It was another blessed day in Honduras as our group ventured to the beautiful village of Montenita.
The village was very well maintained and it was easily discerned that the people of Montenita take great pride in what they have, a serene spot on the hill, and do not dwell on what they are lacking, electricity and material goods. Upon arrival, the children were at recess and our bubbles and beach balls undoubtedly added to the bedlam.
While some members of our group prepared fluoride and de-worming treatments, others played amongst the highly energized students. After recess, we distributed the banana flavored de-worming medication to the children who were neatly divided into three classrooms. The children of Montenita very co-operative and took the de-worming medication and fluoride treatment without resistance.
After a brief review of dental hygiene, the children went back into the classroom and we, alongside Maynor, Pablo, and Vilma, toured Montenita assessing the latrines, observing the justas, and sampling water. The four HAF funded latrines were in excellent condition and the recipients were both grateful and gracious in welcoming gringo visitors.

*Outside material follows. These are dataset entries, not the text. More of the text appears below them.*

@@ -227,56 +278,191 @@
       const int64_t off = v * p.out_C + p.out_cofs + n_tile * p.block_n;
       mbar_wait(tfull_bar(acc), acc_ph);
       tc_fence_after();
-      const uint32_t taddr = tmem_base + ((uint32_t)(q * 32) << 16) + acc * (uint32_t)p.block_n;
-      for (int c16 = 0; c16 < p.block_n / 16; ++c16) {
-        uint32_t r[16];
-        tmem_ld16(taddr + (uint32_t)c16 * 16u, r);
-        tmem_ld_wait();
-        if (valid) {
-          float f[16];
-#pragma unroll
-          for (int j = 0; j < 16; ++j) f[j] = __uint_as_float(r[j]);
-          if (p.bias != nullptr) {
-            const float4* bp =
-                reinterpret_cast<const float4*>(p.bias + n_tile * p.block_n + c16 * 16);
-#pragma unroll
-            for (int j = 0; j < 4; ++j) {
-              const float4 b4 = __ldg(bp + j);
-              f[4 * j] += b4.x;
-              f[4 * j + 1] += b4.y;
-              f[4 * j + 2] += b4.z;
-              f[4 * j + 3] += b4.w;
+      epilogue_row(p, tmem_base + ((uint32_t)(q * 32) << 16) + acc * (uint32_t)p.block_n, n_tile, off, valid);
+      tc_fence_before();
+      mbar_arrive(tempty_bar(acc));
+    }
+  }
+
+  tc_fence_before();
+  __syncthreads();
+  if (warp == 1) {
+    tc_fence_after();
+    tmem_dealloc(tmem_base, tmem_cols);
+  }
+}
+
+constexpr int kHaloT = 2;
+constexpr uint32_t kHaloSlab = 18u * 10u * 128u;
+constexpr uint32_t kHaloSlot = (kHaloSlab + 1023u) & ~1023u;
+constexpr uint32_t kHaloSlots = 6;
+static_assert(kHaloT == 2, "the MMA warp addresses the slabs of tiles 0 and 1");
+
+__global__ void __launch_bounds__(kThreadsTc, 1) conv3d_halo_kernel(const __grid_constant__ FpropParams p) {
+  extern __shared__ uint8_t smem_raw[];
+  const uint32_t smem0 = (smem_u32(smem_raw) + 1023u) & ~1023u;
+  const int warp = threadIdx.x >> 5, lane = threadIdx.x & 31;
+
+  const uint32_t b_bytes = (uint32_t)p.block_n * 128u;
+  const uint32_t w0 = smem0 + kHaloSlots * kHaloSlot;
+  const uint32_t nst = (uint32_t)p.stages;
+  const uint32_t bar0 = w0 + nst * b_bytes;
+  auto afull = [&](uint32_t s) { return bar0 + 8u * s; };
+  auto aempty = [&](uint32_t s) { return bar0 + 8u * (kHaloSlots + s); };
+  auto wfull = [&](uint32_t s) { return bar0 + 8u * (2u * kHaloSlots + s); };
+  auto wempty = [&](uint32_t s) { return bar0 + 8u * (2u * kHaloSlots + nst + s); };
+  auto tfull = [&](uint32_t a) { return bar0 + 8u * (2u * kHaloSlots + 2u * nst + a); };
+  auto tempty = [&](uint32_t a) { return bar0 + 8u * (2u * kHaloSlots + 2u * nst + 2u + a); };
+  const uint32_t tmem_slot = bar0 + 8u * (2u * kHaloSlots + 2u * nst + 4u);
+
+  const uint32_t acc_cols = (uint32_t)kHaloT * (uint32_t)p.block_n;
+  uint32_t tmem_cols = 32;
+  while (tmem_cols < 2u * acc_cols) tmem_cols <<= 1;
+
+  if (warp == 0 && lane == 0) {
+    for (int s = 0; s < p.nsrc; ++s) {
+      prefetch_tmap(&p.tmA[s]);
+      prefetch_tmap(&p.tmW[s]);
+    }
+  }
+  if (warp == 1) {
+    if (lane == 0) {
+      for (uint32_t s = 0; s < kHaloSlots; ++s) {
+        mbar_init(afull(s), 1);
+        mbar_init(aempty(s), 1);
+      }
+      for (uint32_t s = 0; s < nst; ++s) {
+        mbar_init(wfull(s), 1);
+        mbar_init(wempty(s), 1);
+      }
+      for (uint32_t a = 0; a < 2; ++a) {
+        mbar_init(tfull(a), 1);
+        mbar_init(tempty(a), 128);
+      }
+      fence_barrier_init();
+    }
+    __syncwarp();
+    tmem_alloc(tmem_slot, tmem_cols);
+  }
+  tc_fence_before();
+  __syncthreads();
+  tc_fence_after();
+  uint32_t tmem_base;
+  asm volatile("ld.shared.u32 %0, [%1];" : "=r"(tmem_base) : "r"(tmem_slot));
+
+  auto decode = [&](int it, int& n, int& n_tile, int& iy, int& iz, int& xa, int& xb) -> bool {
+    int col;
+    if (!plane_split_next(p.split, (int)blockIdx.x, (int)gridDim.x, it, col, xa, xb)) return false;
+    n_tile = col % p.n_tiles;
+    col /= p.n_tiles;
+    iz = col % p.nz;
+    col /= p.nz;
+    iy = col % p.ny;
+    n = col / p.ny;
+    return true;
+  };
+
+  tmem_base = __shfl_sync(0xffffffffu, tmem_base, 0);
+  const int warp_u = __shfl_sync(0xffffffffu, warp, 0);
+
+  if (warp_u == 0) {
+    pdl_wait();
+    pdl_launch_dependents();
+    uint32_t ws = 0, wph = 0, pc = 0;
+    for (int it = 0, n, n_tile, iy, iz, xa, xb; decode(it, n, n_tile, iy, iz, xa, xb); ++it) {
+      const int nt = xb - xa;
+      const int y0 = iy * 16 - 1, z0 = iz * 8 - 1;
+      for (int s = 0; s < p.nsrc; ++s) {
+        for (int ch = 0; ch < p.nchunks[s]; ++ch) {
+          int tap = 0;
+          for (int kx = 0; kx < 3; ++kx) {
+            for (int j = kx == 0 ? 0 : nt - 1 + kx; j <= nt - 1 + kx; ++j, ++pc) {
+              const uint32_t slot = pc % kHaloSlots;
+              mbar_wait(aempty(slot), ((pc / kHaloSlots) & 1u) ^ 1u);
+              mbar_expect_tx_elect(afull(slot), kHaloSlab);
+              tma_load_5d_elect(smem0 + slot * kHaloSlot, &p.tmA[s], afull(slot), ch * 64, z0, y0, xa - 1 + j, n);
             }
-          }
-          if (p.relu) {
-#pragma unroll
-            for (int j = 0; j < 16; ++j) f[j] = fmaxf(f[j], 0.f);
-          }
-          if (p.mask != nullptr) {
-            const uint4* mp = reinterpret_cast<const uint4*>(p.mask + off + c16 * 16);
-#pragma unroll
-            for (int h = 0; h < 2; ++h) {
-              const uint4 mv = __ldg(mp + h);
-              const __nv_bfloat162* mh = reinterpret_cast<const __nv_bfloat162*>(&mv);
-#pragma unroll
-              for (int j = 0; j < 4; ++j) {
-                const float2 mf = __bfloat1622float2(mh[j]);
-                if (!(mf.x > 0.f)) f[8 * h + 2 * j] = 0.f;
-                if (!(mf.y > 0.f)) f[8 * h + 2 * j + 1] = 0.f;
+            for (int t9 = 0; t9 < 9; ++t9, ++tap) {
+              mbar_wait(wempty(ws), wph ^ 1u);
+              mbar_expect_tx_elect(wfull(ws), b_bytes);
+              tma_load_3d_elect(w0 + ws * b_bytes, &p.tmW[s], wfull(ws), p.wcofs[s] + ch * 64, tap, n_tile * p.block_n);
+              if (++ws == nst) {
+                ws = 0;
+                wph ^= 1u;
               }
             }
           }
-          uint4 o[2];
-          __nv_bfloat162* oh = reinterpret_cast<__nv_bfloat162*>(o);
+        }
+      }
+    }
+  } else if (warp_u == 1) {
+    const uint32_t idesc = make_idesc(kTileM, p.block_n, 0, 0);
+    const uint32_t a_hi = desc_hi(10u * 128u, layout_code(128)), b_hi = desc_hi(8u * 128u, layout_code(128));
+    const uint32_t a_lo0 = desc_lo(smem0, 16u), b_lo0 = desc_lo(w0, 16u);
+    uint32_t ws = 0, wph = 0, pc = 0, ucount = 0;
+    for (int it = 0, n, n_tile, iy, iz, xa, xb; decode(it, n, n_tile, iy, iz, xa, xb); ++it, ++ucount) {
+      const int nt = xb - xa;
+      const uint32_t acc = ucount & 1u, acc_ph = (ucount >> 1) & 1u;
+      mbar_wait(tempty(acc), acc_ph ^ 1u);
+      tc_fence_after();
+      const uint32_t d0 = tmem_base + acc * acc_cols;
+      uint32_t accumulate = 0;
+      for (int s = 0; s < p.nsrc; ++s) {
+        for (int ch = 0; ch < p.nchunks[s]; ++ch) {
+          for (int kx = 0; kx < 3; ++kx) {
+            for (int j = kx == 0 ? 0 : nt - 1 + kx; j <= nt - 1 + kx; ++j) {
+              const uint32_t q = pc + (uint32_t)j;
+              mbar_wait(afull(q % kHaloSlots), (q / kHaloSlots) & 1u);
+            }
+            tc_fence_after();
+            const uint32_t a_t0 = a_lo0 + ((pc + (uint32_t)kx) % kHaloSlots) * (kHaloSlot >> 4);
+            const uint32_t a_t1 = a_lo0 + ((pc + (uint32_t)kx + 1u) % kHaloSlots) * (kHaloSlot >> 4);
+            for (int ky = 0; ky < 3; ++ky) {
+              for (int kz = 0; kz < 3; ++kz) {
+                mbar_wait(wfull(ws), wph);
+                tc_fence_after();
+                const uint32_t b_lo = b_lo0 + ws * (b_bytes >> 4);
+                const uint32_t row16 = (uint32_t)(ky * 10 + kz) * 8u;
+                for (int t = 0; t < nt; ++t) {
+                  const uint32_t a_lo = (t == 0 ? a_t0 : a_t1) + row16;
+                  const uint32_t d_tmem = d0 + (uint32_t)t * (uint32_t)p.block_n;
 #pragma unroll
-          for (int j = 0; j < 8; ++j) oh[j] = __floats2bfloat162_rn(f[2 * j], f[2 * j + 1]);
-          uint4* op = reinterpret_cast<uint4*>(p.out + off + c16 * 16);
-          op[0] = o[0];
-          op[1] = o[1];
+                  for (int k = 0; k < 4; ++k)
+                    umma_bf16_lh_elect(d_tmem, a_lo + 2u * (uint32_t)k, a_hi, b_lo + 2u * (uint32_t)k, b_hi, idesc,
+                                       k == 0 ? accumulate : 1u);
+                }
+                accumulate = 1;
+                umma_commit_elect(wempty(ws));
+                if (++ws == nst) {
+                  ws = 0;
+                  wph ^= 1u;
+                }
+              }
+            }
+            for (int j = kx; j <= (kx == 2 ? nt + 1 : kx); ++j) umma_commit_elect(aempty((pc + (uint32_t)j) % kHaloSlots));
+          }
+          pc += (uint32_t)(nt + 2);
         }
       }
+      umma_commit_elect(tfull(acc));
+    }
+  } else {
+    const int q = warp & 3;
+    const int row = q * 32 + lane;
+    const int yl = row >> 3, zl = row & 7;
+    uint32_t ucount = 0;
+    for (int it = 0, n, n_tile, iy, iz, xa, xb; decode(it, n, n_tile, iy, iz, xa, xb); ++it, ++ucount) {
+      const uint32_t acc = ucount & 1u, acc_ph = (ucount >> 1) & 1u;
+      mbar_wait(tfull(acc), acc_ph);
+      tc_fence_after();
+      for (int t = 0; t < xb - xa; ++t) {
+        const int64_t v = (((int64_t)n * p.X + xa + t) * p.Y + iy * 16 + yl) * p.Z + iz * 8 + zl;
+        const int64_t off = v * p.out_C + p.out_cofs + n_tile * p.block_n;
+        epilogue_row(p, tmem_base + ((uint32_t)(q * 32) << 16) + acc * acc_cols + (uint32_t)(t * p.block_n), n_tile,
+                     off, true);
+      }
       tc_fence_before();
-      mbar_arrive(tempty_bar(acc));
+      mbar_arrive(tempty(acc));
     }
   }
 
@@ -549,6 +735,15 @@
 bool chan_ok(int C) { return C > 0 && C % 16 == 0 && (C <= 64 ? (C == 16 || C == 32 || C == 64) : C % 64 == 0); }
 int chunk_of(int C) { return std::min(C, 64); }
 
+int fprop_block_n(const fm_ctx* ctx, int N, int X, int Y, int Z, int Cout) {
+  int bx, by, bz;
+  choose_box(X, Y, Z, &bx, &by, &bz);
+  const int m_tiles = N * ceil_div(X, bx) * ceil_div(Y, by) * ceil_div(Z, bz);
+  int block_n = std::min(Cout, 128);
+  while (block_n > 32 && m_tiles * (Cout / block_n) * 2 <= ctx->num_sms) block_n /= 2;
+  return block_n;
+}
+
 
 }
 
@@ -587,8 +782,7 @@
   p.ty = ceil_div(Y, p.by);
   p.tz = ceil_div(Z, p.bz);
   p.m_tiles = N * p.tx * p.ty * p.tz;
-  p.block_n = std::min(Cout, 128);
-  while (p.block_n > 32 && p.m_tiles * (Cout / p.block_n) * 2 <= ctx->num_sms) p.block_n /= 2;
+  p.block_n = fprop_block_n(ctx, N, X, Y, Z, Cout);
   p.n_tiles = Cout / p.block_n;
   p.ksize = ksize;
   p.ntaps = kext_taps(ksize);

Compared to the traditional Honduran hornia, the justa stove is safer (external exhaust) and more practical (even heating).
We obtained water samples from the villages main water tank, and from two homes in remote locations of Montenita in order to asses the level of contamination in this picturesque mountain village.
Lastly, we visited with the women of Montenita who craft impressive hand-stitched tortilla cloths. In partnership with HAF, the cloths and bags are sold to consumers in the United States.
We wrapped up the evening with a short tour of the hospital for a few in our group and much fellowship at the ranch. Corey gave Maynor his first guitar lesson and he was very quick to pick it up. We sang lots of songs and had a delicious dinner of fried chicken and papas fritas. Gloria is a gift from God!